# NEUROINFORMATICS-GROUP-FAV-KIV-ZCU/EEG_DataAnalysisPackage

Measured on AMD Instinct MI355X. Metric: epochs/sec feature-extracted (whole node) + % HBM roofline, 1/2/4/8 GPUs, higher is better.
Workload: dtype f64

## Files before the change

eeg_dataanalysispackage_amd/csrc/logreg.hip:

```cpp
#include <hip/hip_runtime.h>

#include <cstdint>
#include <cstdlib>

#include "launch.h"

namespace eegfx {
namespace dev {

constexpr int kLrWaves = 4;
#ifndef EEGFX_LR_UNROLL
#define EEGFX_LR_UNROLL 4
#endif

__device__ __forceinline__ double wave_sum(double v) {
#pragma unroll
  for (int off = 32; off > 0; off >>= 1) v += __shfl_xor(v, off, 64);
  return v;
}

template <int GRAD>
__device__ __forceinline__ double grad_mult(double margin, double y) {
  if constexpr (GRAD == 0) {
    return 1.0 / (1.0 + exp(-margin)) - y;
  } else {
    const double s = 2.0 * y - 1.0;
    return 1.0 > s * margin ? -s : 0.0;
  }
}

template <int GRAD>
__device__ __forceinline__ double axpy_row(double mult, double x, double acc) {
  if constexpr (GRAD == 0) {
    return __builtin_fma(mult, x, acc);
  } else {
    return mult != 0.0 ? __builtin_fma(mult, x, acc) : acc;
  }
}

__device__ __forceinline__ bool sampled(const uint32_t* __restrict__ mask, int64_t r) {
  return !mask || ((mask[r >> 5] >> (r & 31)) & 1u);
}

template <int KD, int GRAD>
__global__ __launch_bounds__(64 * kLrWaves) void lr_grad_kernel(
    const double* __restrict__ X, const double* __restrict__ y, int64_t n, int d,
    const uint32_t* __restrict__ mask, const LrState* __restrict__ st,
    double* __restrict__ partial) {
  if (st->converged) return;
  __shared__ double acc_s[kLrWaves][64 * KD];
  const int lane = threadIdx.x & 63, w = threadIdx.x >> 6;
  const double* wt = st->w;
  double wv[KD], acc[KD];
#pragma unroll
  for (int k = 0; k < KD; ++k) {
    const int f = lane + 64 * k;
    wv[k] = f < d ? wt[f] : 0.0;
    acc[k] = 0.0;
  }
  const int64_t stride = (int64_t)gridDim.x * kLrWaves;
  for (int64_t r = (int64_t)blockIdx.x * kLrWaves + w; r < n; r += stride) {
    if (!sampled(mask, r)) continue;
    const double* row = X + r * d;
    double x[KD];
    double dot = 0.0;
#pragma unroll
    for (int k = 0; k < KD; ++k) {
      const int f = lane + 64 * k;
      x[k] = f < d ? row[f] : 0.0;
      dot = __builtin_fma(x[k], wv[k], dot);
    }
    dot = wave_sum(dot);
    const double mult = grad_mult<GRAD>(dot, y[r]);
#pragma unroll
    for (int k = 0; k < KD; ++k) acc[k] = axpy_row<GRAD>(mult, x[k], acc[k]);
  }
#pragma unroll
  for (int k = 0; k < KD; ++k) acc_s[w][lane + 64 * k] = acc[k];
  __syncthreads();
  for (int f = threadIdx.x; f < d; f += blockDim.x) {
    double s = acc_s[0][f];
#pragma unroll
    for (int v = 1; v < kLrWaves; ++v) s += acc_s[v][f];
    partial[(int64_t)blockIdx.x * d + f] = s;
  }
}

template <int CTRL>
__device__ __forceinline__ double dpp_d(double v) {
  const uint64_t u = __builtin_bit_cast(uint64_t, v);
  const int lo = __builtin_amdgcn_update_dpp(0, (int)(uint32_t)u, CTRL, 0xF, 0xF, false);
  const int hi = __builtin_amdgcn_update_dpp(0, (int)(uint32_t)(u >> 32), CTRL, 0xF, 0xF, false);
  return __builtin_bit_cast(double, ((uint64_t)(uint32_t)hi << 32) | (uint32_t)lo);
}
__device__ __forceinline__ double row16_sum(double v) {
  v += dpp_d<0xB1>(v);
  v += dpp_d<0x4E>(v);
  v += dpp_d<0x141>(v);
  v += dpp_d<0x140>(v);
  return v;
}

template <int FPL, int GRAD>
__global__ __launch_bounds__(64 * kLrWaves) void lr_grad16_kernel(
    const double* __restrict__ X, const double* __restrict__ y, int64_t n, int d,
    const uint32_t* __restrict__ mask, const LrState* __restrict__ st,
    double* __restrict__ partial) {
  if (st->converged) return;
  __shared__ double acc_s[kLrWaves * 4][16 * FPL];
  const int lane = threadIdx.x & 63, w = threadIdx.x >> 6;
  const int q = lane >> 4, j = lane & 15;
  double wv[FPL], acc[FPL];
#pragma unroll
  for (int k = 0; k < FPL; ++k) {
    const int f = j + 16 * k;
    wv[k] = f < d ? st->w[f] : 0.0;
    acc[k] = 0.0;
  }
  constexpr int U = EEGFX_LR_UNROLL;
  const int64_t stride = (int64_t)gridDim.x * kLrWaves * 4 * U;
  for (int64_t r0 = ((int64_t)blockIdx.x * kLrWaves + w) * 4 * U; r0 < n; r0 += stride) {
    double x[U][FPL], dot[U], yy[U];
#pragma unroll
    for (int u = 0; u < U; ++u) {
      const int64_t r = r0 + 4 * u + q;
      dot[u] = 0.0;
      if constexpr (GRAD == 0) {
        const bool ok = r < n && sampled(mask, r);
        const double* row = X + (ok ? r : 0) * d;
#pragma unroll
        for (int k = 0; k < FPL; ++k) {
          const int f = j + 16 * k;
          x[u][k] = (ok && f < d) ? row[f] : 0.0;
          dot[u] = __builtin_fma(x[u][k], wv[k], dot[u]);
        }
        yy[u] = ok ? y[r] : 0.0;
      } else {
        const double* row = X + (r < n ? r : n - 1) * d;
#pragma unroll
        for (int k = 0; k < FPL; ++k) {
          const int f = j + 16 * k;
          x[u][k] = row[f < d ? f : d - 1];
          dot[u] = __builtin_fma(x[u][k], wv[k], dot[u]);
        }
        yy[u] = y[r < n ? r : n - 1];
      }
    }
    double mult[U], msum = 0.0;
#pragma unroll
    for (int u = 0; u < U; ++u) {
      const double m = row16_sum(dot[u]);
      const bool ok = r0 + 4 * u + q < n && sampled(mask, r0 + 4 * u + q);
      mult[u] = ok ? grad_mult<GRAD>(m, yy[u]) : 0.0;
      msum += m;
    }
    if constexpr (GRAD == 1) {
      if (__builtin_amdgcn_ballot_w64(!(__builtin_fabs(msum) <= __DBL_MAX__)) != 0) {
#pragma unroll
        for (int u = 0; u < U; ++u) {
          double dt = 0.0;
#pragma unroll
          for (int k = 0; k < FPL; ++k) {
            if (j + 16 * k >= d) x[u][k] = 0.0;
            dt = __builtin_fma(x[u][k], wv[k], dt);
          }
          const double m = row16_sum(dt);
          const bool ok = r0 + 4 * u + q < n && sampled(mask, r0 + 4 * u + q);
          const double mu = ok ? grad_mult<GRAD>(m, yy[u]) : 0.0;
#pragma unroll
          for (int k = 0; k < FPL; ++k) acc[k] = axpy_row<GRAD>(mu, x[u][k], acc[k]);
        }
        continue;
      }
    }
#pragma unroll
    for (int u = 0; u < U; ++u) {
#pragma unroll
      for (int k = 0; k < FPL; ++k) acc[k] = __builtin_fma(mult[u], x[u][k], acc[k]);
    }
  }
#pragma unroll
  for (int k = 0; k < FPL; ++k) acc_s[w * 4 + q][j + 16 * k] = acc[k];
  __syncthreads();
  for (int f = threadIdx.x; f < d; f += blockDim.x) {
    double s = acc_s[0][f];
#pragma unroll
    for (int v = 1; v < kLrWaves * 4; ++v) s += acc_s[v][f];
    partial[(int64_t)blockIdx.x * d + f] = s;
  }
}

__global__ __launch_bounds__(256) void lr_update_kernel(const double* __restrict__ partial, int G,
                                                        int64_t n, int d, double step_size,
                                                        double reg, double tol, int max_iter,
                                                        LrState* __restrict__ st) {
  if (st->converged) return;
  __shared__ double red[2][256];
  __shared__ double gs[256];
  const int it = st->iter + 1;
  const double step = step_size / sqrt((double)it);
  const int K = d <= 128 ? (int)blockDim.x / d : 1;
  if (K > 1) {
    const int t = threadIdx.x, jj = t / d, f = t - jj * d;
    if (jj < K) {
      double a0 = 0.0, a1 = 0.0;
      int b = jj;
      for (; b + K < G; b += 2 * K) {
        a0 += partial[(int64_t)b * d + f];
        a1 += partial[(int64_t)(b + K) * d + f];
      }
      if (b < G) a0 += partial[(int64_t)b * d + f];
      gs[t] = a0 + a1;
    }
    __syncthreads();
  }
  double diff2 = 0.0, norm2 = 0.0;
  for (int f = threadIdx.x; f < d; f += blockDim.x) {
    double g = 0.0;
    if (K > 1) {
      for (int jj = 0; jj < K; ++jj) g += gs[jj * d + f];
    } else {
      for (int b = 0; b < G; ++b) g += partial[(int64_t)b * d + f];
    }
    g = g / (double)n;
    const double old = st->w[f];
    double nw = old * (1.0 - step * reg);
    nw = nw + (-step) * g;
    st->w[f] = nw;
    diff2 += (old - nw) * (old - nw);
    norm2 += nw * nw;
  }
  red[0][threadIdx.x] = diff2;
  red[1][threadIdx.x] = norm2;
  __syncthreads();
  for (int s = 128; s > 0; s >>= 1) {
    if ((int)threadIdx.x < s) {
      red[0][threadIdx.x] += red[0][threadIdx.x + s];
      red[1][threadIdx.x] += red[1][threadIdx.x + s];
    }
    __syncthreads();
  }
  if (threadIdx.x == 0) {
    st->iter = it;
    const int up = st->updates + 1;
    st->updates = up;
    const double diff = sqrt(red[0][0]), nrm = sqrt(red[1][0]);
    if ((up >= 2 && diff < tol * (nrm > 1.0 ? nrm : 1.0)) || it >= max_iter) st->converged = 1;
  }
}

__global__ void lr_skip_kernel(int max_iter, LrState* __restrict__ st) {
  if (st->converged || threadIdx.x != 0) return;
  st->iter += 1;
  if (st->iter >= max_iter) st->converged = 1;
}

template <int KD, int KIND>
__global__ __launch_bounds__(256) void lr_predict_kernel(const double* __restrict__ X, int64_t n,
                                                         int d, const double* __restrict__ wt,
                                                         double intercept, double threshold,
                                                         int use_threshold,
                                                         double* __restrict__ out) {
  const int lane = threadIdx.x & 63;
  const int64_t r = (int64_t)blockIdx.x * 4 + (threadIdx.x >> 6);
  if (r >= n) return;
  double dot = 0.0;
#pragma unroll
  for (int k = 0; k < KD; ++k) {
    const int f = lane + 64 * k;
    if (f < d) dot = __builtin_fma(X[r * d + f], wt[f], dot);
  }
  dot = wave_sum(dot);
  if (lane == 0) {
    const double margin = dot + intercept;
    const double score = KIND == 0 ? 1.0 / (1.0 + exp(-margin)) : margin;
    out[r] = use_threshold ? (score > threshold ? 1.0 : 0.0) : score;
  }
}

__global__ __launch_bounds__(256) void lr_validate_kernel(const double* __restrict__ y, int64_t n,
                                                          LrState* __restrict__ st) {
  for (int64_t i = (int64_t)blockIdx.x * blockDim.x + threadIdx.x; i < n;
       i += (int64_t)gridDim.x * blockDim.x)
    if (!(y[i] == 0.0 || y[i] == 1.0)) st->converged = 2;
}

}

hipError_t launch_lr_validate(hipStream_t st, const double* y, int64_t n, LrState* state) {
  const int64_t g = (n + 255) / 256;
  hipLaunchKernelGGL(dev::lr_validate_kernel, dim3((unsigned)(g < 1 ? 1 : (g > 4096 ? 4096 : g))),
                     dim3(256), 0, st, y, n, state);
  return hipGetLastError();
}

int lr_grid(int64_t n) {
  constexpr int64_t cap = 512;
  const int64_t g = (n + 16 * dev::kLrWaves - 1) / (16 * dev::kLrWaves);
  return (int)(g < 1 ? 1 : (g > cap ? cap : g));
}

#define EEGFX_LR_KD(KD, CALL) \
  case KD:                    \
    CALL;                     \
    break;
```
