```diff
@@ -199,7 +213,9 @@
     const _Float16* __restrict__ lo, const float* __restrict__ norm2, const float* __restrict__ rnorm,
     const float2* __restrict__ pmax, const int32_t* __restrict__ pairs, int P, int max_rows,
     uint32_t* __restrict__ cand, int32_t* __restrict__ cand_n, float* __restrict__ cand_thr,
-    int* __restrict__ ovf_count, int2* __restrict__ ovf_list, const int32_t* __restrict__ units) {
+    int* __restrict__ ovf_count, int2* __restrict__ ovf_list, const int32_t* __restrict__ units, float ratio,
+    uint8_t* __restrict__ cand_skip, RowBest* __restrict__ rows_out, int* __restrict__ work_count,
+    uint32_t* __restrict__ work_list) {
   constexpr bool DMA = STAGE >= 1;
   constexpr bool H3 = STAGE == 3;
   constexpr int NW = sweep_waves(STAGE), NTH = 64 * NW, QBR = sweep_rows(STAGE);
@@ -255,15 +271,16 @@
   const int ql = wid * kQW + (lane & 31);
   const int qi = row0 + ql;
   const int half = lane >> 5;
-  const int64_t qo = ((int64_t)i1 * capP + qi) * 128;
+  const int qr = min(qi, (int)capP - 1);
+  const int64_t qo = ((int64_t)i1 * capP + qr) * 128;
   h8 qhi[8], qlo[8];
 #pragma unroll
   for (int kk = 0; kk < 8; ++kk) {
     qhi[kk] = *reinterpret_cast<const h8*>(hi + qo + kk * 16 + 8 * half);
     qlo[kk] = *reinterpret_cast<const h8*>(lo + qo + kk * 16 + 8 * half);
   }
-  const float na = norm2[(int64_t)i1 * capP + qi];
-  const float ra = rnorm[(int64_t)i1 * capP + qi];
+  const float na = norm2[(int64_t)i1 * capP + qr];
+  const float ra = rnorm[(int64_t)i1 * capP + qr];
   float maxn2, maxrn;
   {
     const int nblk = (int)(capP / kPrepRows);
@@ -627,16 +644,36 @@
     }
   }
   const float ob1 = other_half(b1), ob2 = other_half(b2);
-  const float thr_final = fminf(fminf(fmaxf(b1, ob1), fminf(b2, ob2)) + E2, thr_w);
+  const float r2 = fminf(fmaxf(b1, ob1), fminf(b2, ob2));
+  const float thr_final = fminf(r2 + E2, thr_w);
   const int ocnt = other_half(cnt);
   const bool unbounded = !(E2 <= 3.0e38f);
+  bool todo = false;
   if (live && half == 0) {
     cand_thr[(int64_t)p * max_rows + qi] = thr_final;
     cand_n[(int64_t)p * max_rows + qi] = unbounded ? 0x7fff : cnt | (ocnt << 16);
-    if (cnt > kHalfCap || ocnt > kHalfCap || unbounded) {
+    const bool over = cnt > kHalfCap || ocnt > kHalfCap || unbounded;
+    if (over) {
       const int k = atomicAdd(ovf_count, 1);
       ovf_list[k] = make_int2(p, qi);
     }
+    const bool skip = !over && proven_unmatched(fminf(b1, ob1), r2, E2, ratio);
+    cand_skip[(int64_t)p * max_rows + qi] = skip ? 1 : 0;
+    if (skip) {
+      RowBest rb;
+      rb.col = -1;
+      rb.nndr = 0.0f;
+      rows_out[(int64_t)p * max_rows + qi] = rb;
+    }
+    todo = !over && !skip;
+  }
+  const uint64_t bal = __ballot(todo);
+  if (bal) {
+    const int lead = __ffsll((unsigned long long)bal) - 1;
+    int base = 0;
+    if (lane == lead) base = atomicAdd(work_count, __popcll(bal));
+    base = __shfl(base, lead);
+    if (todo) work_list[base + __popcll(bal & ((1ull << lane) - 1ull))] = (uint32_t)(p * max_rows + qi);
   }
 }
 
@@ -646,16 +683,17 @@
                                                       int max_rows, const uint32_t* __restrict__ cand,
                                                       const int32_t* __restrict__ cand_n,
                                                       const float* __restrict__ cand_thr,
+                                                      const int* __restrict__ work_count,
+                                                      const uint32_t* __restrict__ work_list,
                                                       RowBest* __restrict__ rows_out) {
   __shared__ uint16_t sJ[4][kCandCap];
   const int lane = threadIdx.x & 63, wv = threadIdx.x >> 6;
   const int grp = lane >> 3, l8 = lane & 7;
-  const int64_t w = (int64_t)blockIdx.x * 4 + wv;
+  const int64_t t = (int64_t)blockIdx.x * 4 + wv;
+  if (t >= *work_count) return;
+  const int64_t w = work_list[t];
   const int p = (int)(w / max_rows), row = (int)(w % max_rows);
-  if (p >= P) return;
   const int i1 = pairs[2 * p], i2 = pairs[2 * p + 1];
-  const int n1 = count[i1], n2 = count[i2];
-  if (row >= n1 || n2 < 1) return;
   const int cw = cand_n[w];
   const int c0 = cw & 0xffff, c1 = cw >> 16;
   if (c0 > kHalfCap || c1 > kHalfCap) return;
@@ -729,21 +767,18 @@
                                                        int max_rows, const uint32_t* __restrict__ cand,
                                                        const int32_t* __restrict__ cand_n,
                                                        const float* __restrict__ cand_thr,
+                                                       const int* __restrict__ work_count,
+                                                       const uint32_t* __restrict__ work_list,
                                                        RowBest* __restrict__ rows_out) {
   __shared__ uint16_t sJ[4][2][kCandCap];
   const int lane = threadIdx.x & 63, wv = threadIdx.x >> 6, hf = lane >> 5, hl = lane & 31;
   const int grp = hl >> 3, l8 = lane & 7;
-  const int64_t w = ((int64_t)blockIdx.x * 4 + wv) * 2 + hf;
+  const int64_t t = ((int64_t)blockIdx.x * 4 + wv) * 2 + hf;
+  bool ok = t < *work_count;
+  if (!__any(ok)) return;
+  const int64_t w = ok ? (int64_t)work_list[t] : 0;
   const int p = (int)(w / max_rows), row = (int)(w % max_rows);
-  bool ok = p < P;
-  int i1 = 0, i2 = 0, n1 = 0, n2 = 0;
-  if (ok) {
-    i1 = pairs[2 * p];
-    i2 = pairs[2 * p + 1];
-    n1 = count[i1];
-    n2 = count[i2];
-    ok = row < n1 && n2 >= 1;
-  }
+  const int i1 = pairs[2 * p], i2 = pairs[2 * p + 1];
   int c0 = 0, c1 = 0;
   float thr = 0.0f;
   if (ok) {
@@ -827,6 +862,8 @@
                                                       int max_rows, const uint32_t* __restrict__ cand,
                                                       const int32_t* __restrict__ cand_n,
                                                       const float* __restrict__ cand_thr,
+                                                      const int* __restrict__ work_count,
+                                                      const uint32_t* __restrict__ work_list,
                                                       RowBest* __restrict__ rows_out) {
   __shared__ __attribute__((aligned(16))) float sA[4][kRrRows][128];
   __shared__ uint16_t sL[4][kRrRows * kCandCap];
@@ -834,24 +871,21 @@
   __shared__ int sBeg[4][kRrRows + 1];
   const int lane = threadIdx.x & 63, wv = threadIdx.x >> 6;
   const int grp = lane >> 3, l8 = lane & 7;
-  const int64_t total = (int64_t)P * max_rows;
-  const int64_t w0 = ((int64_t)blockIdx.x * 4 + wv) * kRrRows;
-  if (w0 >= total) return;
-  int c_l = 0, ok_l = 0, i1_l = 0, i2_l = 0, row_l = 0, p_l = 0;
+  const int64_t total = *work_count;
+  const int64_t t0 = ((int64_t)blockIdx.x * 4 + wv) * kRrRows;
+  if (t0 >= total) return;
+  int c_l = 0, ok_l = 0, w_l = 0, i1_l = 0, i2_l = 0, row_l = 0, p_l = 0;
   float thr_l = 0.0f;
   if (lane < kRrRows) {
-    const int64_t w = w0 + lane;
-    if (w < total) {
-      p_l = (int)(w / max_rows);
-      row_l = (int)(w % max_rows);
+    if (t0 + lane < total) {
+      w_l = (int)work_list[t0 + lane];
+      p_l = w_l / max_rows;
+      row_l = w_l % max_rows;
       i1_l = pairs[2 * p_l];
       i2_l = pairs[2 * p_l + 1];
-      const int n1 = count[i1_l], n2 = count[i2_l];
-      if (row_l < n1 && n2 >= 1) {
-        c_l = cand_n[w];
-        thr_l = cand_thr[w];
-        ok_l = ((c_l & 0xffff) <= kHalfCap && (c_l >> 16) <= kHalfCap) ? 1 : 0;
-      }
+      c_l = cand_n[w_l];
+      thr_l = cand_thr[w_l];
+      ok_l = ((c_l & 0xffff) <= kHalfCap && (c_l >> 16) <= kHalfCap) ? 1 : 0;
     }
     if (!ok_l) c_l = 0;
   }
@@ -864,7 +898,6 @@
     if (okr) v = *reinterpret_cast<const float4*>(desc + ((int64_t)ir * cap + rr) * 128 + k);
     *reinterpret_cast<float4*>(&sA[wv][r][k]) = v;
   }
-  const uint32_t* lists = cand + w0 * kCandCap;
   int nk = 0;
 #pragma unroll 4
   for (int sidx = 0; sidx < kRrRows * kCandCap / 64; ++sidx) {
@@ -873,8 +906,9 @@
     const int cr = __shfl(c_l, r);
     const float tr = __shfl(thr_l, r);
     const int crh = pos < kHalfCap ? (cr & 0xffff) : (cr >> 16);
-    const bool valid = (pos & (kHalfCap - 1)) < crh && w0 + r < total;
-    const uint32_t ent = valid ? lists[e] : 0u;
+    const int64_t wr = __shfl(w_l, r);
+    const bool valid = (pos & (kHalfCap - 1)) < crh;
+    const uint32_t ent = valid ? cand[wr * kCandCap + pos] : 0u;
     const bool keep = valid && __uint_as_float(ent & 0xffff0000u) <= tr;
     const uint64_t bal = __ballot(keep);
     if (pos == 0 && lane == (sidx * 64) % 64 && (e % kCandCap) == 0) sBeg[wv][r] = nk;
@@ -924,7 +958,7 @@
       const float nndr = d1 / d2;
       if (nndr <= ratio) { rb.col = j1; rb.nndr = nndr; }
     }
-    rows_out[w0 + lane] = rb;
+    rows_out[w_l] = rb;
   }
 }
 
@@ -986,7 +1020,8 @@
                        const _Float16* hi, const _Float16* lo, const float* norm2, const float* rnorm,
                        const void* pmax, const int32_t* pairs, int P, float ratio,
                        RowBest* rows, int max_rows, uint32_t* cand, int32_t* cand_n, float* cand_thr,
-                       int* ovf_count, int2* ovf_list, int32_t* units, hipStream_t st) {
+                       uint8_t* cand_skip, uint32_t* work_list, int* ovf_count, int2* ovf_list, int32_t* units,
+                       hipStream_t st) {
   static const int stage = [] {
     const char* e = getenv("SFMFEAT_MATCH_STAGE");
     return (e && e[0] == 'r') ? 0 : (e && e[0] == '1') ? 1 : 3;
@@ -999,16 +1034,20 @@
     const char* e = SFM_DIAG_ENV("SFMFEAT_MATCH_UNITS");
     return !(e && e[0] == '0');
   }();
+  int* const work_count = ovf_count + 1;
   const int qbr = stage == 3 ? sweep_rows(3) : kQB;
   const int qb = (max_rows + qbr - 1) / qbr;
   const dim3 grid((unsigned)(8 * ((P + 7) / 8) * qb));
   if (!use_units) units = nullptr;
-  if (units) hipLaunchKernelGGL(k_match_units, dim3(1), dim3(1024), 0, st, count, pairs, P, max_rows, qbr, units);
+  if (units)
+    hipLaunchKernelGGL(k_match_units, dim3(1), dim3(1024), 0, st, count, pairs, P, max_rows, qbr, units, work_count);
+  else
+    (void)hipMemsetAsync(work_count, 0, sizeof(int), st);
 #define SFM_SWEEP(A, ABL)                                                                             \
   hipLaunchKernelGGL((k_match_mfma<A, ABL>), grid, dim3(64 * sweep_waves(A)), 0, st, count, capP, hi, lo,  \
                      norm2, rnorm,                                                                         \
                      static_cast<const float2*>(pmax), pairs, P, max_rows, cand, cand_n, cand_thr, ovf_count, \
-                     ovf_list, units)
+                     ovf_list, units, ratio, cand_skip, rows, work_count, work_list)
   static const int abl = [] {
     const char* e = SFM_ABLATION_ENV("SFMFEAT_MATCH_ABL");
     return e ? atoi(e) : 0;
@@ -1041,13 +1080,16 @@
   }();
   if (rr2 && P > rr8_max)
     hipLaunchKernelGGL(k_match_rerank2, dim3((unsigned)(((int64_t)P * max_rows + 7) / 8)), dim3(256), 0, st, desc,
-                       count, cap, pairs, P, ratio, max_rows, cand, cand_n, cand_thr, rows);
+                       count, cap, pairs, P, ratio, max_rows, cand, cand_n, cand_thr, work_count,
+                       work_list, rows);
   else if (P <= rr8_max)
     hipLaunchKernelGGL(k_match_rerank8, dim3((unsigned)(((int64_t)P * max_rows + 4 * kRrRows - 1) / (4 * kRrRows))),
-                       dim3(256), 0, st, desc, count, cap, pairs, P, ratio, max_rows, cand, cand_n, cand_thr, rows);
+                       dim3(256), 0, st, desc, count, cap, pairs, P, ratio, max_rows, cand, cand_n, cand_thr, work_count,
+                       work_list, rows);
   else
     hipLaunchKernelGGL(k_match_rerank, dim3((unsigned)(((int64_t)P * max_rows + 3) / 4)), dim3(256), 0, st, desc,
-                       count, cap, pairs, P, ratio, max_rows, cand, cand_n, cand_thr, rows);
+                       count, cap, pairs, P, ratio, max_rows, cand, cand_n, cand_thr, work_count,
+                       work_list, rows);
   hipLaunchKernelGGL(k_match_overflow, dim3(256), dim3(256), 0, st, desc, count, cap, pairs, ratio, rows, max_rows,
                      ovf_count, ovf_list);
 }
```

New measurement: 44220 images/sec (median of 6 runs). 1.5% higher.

Exercise requirements> Search the listing for the word "define" and state how many lines contain it. Nothing else belongs in the reply.

Solution for this exercise> 3